Top of Input for this task

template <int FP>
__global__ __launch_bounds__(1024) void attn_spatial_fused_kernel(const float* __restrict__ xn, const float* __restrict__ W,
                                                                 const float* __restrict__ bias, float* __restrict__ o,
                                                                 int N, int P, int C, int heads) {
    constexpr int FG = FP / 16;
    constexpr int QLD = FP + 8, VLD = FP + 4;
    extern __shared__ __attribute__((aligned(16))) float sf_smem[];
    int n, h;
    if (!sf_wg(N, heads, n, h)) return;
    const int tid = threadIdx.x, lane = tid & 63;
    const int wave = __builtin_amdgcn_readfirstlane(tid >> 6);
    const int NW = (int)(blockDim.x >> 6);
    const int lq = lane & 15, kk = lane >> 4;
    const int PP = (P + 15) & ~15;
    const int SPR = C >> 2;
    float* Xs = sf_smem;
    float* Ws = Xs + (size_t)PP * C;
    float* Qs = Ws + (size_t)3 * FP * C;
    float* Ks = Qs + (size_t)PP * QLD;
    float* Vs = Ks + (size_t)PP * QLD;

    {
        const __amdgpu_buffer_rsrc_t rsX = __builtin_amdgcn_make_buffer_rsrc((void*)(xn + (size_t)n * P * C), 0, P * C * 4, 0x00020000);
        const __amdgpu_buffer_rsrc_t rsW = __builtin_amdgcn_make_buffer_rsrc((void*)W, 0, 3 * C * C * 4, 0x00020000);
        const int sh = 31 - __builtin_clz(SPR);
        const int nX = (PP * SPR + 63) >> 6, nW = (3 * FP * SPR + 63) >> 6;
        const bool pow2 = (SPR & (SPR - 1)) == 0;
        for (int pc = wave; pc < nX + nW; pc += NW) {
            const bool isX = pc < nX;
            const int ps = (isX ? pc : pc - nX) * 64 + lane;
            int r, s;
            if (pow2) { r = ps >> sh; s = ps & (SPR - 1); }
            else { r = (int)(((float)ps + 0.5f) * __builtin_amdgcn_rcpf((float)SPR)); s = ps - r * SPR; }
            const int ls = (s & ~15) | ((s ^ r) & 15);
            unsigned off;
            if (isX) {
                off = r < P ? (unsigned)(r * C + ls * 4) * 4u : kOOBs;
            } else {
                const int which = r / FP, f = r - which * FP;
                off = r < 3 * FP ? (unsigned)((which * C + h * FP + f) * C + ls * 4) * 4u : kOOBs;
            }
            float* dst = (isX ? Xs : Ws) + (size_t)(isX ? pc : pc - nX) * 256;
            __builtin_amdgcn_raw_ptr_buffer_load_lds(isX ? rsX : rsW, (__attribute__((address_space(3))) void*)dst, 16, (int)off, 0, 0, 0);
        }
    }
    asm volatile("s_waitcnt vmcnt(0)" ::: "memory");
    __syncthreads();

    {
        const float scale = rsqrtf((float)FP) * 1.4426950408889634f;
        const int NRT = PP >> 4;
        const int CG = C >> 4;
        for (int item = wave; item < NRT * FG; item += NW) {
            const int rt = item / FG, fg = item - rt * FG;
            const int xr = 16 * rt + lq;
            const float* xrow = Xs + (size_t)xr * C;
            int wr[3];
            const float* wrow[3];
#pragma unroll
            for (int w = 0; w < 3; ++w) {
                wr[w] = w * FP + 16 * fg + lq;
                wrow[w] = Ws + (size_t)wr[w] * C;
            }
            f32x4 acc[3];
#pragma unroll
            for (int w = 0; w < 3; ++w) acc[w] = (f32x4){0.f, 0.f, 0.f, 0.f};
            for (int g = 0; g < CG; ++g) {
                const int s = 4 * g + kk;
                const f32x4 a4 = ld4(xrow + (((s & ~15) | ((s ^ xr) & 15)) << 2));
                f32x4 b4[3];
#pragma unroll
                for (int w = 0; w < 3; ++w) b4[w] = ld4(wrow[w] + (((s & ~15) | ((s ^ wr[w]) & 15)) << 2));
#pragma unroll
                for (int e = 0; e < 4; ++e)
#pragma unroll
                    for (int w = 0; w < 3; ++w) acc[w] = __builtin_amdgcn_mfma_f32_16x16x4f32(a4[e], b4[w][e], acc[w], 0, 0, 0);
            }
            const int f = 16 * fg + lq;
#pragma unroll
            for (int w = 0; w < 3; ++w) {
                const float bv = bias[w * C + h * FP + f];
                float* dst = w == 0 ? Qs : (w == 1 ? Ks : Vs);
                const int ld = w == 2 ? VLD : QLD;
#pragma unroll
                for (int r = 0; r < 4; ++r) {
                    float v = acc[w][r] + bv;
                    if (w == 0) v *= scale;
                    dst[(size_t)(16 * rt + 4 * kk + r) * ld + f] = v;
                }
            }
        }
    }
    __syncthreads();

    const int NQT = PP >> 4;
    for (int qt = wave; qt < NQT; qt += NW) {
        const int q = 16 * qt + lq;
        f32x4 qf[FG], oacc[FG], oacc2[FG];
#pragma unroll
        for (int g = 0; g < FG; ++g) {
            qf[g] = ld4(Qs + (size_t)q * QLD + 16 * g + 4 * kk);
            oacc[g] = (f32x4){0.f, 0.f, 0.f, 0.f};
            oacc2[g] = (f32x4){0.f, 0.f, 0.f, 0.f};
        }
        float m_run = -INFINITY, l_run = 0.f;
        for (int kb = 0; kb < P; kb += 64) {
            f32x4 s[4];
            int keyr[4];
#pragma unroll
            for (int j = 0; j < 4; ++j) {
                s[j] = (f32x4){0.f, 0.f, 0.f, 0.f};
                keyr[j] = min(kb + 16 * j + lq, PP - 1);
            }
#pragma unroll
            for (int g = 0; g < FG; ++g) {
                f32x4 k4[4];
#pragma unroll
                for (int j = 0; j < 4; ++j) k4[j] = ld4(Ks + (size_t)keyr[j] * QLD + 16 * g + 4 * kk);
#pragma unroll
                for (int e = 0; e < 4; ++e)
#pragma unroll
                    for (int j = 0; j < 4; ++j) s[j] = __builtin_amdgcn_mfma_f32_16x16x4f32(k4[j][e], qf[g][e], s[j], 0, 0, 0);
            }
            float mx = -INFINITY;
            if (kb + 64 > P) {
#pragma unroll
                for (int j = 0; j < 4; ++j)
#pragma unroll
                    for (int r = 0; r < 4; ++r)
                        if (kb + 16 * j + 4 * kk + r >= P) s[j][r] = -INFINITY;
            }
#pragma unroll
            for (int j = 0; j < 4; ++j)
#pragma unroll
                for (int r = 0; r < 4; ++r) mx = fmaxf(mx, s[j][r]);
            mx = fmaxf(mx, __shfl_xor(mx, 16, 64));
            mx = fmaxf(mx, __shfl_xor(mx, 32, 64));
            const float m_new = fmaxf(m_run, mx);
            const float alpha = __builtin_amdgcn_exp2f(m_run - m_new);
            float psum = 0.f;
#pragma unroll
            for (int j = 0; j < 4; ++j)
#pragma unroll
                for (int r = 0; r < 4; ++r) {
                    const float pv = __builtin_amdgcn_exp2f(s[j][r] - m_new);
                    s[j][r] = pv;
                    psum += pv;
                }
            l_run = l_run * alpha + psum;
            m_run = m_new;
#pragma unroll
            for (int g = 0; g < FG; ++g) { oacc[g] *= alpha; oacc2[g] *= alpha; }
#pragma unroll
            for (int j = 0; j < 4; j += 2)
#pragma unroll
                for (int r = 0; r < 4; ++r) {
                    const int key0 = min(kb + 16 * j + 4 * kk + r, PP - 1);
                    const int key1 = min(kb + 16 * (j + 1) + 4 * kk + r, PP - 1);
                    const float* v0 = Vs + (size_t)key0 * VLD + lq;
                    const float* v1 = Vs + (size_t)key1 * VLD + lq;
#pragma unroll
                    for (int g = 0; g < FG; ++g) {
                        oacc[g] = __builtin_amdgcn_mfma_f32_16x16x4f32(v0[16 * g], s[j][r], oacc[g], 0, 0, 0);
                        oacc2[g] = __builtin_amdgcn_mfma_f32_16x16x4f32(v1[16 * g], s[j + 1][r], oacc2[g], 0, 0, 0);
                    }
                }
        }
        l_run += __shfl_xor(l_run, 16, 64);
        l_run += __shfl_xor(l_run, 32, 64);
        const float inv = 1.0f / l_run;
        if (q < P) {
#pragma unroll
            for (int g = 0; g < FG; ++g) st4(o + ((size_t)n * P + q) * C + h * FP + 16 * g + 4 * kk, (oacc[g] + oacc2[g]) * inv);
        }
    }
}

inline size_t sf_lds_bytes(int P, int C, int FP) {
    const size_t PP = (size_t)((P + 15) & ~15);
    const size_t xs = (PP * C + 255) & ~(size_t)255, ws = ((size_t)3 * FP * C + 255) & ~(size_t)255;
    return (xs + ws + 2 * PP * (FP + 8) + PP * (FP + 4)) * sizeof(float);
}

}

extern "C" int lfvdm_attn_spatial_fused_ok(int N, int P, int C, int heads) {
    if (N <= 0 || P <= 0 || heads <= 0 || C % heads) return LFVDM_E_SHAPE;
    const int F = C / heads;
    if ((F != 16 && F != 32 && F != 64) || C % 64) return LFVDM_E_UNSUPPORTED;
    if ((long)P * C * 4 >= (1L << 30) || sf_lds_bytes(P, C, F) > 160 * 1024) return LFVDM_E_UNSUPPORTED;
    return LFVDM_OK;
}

Bottom of Input for this task

What needs to be done: Report all lines of the data that include the word "scale".

Written answer:
        const float scale = rsqrtf((float)FP) * 1.4426950408889634f;
                    if (w == 0) v *= scale;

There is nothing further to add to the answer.